• _Task brief_
Using the records below, output the stretch that opens with the line containing "const int64_t len" and closes with the line containing "if (len <= 0)", exactly and including both lines, with nothing more.

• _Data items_

[Start of Attachment]

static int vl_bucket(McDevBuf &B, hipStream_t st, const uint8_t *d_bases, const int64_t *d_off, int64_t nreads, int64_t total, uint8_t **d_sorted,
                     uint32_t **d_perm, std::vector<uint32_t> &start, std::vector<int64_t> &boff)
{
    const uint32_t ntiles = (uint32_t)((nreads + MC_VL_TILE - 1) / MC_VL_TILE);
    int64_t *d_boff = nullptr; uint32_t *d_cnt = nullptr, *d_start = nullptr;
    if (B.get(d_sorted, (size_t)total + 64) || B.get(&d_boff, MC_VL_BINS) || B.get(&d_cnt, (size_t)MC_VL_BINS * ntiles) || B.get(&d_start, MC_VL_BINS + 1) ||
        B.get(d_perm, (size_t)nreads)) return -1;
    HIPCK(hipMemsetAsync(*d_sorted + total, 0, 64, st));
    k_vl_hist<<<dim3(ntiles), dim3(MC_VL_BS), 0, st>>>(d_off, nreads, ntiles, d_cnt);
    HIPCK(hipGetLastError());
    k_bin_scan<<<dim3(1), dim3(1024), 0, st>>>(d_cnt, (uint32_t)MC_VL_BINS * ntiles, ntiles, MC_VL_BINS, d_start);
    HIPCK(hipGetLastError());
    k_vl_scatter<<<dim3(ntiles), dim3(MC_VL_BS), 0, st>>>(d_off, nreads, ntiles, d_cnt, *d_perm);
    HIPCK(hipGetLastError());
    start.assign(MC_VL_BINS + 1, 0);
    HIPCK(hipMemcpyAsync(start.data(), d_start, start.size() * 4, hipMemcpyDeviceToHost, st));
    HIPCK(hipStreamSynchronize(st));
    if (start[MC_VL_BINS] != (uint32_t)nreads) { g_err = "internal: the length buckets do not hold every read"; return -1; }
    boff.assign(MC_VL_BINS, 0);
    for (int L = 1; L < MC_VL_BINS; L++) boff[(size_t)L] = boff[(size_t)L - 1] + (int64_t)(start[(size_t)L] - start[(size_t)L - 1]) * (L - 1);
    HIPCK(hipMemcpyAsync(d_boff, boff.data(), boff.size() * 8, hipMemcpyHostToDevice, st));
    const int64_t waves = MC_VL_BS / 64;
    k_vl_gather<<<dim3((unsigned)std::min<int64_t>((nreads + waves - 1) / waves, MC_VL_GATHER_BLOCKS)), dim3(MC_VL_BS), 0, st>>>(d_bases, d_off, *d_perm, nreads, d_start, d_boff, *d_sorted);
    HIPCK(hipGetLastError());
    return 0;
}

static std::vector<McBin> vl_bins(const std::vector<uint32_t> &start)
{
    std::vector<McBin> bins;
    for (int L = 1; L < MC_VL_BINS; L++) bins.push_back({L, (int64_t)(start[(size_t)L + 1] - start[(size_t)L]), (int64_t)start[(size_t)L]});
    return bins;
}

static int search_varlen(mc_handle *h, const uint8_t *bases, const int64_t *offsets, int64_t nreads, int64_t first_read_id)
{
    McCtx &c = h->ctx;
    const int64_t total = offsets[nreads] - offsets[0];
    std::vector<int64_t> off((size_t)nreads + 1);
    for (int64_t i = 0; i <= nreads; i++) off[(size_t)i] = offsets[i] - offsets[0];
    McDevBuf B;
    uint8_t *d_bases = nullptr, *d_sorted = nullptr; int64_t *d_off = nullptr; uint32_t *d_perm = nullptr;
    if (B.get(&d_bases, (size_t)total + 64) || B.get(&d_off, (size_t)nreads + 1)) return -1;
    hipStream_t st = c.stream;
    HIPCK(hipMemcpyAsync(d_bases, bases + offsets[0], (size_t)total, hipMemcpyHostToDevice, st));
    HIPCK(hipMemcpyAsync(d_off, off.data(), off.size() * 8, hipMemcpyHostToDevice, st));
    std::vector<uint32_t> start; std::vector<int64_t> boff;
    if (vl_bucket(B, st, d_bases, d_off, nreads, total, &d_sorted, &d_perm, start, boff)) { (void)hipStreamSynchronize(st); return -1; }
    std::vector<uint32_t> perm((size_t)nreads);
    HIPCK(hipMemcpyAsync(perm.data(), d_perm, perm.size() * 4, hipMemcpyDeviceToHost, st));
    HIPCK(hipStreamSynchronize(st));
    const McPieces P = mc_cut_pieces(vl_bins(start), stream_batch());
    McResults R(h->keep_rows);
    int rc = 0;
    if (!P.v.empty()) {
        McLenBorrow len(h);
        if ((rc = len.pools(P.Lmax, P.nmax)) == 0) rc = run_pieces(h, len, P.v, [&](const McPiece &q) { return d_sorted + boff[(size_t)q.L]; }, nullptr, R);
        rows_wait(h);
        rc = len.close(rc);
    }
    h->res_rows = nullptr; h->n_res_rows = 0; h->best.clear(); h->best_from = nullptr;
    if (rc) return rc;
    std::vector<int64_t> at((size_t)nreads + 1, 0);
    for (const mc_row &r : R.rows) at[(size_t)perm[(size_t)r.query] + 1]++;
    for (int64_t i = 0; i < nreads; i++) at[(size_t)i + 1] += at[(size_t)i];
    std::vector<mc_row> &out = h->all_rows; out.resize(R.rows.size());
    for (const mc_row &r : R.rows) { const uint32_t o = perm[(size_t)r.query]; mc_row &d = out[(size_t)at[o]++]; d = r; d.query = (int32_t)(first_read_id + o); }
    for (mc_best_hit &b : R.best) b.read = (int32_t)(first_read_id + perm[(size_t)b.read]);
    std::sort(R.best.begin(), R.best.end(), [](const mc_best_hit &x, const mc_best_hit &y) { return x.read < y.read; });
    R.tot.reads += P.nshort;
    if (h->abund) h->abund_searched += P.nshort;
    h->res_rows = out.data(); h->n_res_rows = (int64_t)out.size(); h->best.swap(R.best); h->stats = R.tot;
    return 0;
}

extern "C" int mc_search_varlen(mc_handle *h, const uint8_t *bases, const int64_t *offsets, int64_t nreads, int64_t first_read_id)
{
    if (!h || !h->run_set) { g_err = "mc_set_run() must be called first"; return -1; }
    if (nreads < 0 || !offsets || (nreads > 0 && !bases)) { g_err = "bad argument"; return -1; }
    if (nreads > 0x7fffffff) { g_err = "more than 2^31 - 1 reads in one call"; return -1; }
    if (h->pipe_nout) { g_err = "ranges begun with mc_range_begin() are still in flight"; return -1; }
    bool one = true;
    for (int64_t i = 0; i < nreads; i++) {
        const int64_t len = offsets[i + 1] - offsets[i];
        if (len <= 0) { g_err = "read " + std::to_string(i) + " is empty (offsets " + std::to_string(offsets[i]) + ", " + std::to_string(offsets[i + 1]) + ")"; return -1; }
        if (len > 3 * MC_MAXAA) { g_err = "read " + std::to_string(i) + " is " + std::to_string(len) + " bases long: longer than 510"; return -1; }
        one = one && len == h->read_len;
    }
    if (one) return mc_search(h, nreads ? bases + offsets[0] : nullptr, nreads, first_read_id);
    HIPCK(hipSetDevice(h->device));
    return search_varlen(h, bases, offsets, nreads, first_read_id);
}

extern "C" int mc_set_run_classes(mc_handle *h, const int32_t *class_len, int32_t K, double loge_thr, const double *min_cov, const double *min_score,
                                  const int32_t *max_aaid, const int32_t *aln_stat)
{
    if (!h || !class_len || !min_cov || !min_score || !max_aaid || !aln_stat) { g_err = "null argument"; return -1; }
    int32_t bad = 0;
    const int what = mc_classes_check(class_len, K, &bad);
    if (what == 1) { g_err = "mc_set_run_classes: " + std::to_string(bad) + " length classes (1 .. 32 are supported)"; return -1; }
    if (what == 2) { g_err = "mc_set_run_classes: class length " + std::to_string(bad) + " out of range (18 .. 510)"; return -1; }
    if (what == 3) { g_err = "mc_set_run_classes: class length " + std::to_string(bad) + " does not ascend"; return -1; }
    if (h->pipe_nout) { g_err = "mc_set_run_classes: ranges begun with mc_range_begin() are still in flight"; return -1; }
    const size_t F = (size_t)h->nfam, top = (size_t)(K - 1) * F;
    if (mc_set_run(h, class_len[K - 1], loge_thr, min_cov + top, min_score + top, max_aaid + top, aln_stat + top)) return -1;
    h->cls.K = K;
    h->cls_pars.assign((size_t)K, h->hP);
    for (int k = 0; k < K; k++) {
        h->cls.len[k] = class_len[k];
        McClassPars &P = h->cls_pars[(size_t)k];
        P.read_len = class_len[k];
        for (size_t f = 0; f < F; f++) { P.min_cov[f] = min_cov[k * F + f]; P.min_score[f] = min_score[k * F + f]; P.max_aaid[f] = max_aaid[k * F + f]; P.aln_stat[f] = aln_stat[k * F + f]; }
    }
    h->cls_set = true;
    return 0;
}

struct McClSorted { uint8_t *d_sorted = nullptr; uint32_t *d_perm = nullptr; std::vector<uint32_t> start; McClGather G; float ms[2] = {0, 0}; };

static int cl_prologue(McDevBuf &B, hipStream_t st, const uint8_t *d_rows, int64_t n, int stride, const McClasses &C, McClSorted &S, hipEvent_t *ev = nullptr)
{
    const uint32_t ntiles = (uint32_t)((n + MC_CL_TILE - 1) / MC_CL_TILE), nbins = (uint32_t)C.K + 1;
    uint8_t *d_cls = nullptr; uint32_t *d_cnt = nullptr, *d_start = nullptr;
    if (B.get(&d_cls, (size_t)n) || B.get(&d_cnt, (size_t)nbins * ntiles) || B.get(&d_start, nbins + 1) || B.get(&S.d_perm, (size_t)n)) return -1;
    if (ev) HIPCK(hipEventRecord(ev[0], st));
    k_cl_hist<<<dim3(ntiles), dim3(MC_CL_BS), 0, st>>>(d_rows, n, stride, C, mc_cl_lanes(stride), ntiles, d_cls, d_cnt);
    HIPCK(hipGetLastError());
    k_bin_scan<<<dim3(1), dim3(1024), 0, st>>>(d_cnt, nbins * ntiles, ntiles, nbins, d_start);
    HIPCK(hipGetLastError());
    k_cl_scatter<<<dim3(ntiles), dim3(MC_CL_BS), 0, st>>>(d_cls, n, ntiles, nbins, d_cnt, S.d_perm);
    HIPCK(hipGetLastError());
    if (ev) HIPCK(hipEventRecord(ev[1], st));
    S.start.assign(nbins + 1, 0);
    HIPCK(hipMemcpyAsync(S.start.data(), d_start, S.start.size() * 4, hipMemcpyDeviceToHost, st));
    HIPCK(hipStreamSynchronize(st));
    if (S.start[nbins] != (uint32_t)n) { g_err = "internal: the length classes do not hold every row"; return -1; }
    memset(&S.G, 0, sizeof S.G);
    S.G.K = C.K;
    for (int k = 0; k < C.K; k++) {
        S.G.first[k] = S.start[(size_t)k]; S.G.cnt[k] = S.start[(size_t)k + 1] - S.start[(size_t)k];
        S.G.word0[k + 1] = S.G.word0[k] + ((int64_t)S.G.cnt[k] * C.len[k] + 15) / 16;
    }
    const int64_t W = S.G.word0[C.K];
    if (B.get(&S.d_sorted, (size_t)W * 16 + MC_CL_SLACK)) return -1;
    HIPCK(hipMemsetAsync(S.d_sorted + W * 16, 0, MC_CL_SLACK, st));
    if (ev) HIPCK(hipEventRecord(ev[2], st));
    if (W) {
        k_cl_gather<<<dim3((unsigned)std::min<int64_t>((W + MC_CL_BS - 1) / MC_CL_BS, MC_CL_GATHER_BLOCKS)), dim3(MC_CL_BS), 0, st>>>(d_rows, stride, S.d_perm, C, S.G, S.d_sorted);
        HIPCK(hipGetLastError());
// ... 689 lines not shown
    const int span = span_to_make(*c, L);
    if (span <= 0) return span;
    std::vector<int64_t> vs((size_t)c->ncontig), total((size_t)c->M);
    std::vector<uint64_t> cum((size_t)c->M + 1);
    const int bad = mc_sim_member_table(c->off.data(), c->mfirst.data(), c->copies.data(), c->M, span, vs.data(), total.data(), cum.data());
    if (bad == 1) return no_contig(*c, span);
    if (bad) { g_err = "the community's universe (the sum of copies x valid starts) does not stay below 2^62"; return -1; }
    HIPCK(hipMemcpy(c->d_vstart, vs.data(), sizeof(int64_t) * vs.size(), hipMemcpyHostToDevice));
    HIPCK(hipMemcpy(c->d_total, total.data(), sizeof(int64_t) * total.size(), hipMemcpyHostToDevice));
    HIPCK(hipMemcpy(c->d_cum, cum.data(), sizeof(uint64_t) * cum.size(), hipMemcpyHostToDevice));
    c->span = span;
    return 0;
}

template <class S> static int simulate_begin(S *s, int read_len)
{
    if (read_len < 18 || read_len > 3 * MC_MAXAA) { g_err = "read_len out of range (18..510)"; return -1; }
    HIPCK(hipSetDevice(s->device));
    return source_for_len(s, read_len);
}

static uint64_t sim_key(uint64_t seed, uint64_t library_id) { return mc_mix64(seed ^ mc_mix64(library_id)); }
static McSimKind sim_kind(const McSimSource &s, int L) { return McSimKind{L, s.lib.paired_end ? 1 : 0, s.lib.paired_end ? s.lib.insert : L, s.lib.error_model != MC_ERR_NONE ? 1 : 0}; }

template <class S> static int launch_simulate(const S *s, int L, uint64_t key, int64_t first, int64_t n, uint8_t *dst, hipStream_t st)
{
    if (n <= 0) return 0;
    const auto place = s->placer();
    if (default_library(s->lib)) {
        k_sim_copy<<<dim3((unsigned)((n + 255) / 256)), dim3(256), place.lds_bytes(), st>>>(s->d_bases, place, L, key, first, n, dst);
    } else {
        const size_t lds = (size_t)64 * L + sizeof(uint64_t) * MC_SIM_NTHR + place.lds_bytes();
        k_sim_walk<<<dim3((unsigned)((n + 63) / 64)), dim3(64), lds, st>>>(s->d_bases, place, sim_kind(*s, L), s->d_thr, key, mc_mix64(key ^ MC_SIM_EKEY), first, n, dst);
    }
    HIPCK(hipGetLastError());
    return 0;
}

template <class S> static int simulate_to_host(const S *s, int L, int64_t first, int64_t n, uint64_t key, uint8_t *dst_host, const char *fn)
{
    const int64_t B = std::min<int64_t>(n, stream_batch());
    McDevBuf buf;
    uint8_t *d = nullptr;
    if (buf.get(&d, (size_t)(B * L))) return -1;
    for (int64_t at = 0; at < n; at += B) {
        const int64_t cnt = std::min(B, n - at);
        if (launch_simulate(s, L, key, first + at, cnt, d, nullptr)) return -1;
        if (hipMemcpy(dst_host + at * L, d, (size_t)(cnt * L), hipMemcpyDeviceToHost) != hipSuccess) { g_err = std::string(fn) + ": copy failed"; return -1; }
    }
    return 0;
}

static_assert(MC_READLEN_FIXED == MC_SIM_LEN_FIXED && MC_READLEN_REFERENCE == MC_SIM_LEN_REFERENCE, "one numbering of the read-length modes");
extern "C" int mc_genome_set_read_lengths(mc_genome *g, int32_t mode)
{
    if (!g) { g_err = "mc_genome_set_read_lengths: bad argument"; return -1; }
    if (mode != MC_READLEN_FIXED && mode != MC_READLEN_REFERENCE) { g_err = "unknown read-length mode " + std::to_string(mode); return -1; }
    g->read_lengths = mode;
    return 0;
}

[End of Attachment]

• _Task answer_
        const int64_t len = offsets[i + 1] - offsets[i];
        if (len <= 0) { g_err = "read " + std::to_string(i) + " is empty (offsets " + std::to_string(offsets[i]) + ", " + std::to_string(offsets[i + 1]) + ")"; return -1; }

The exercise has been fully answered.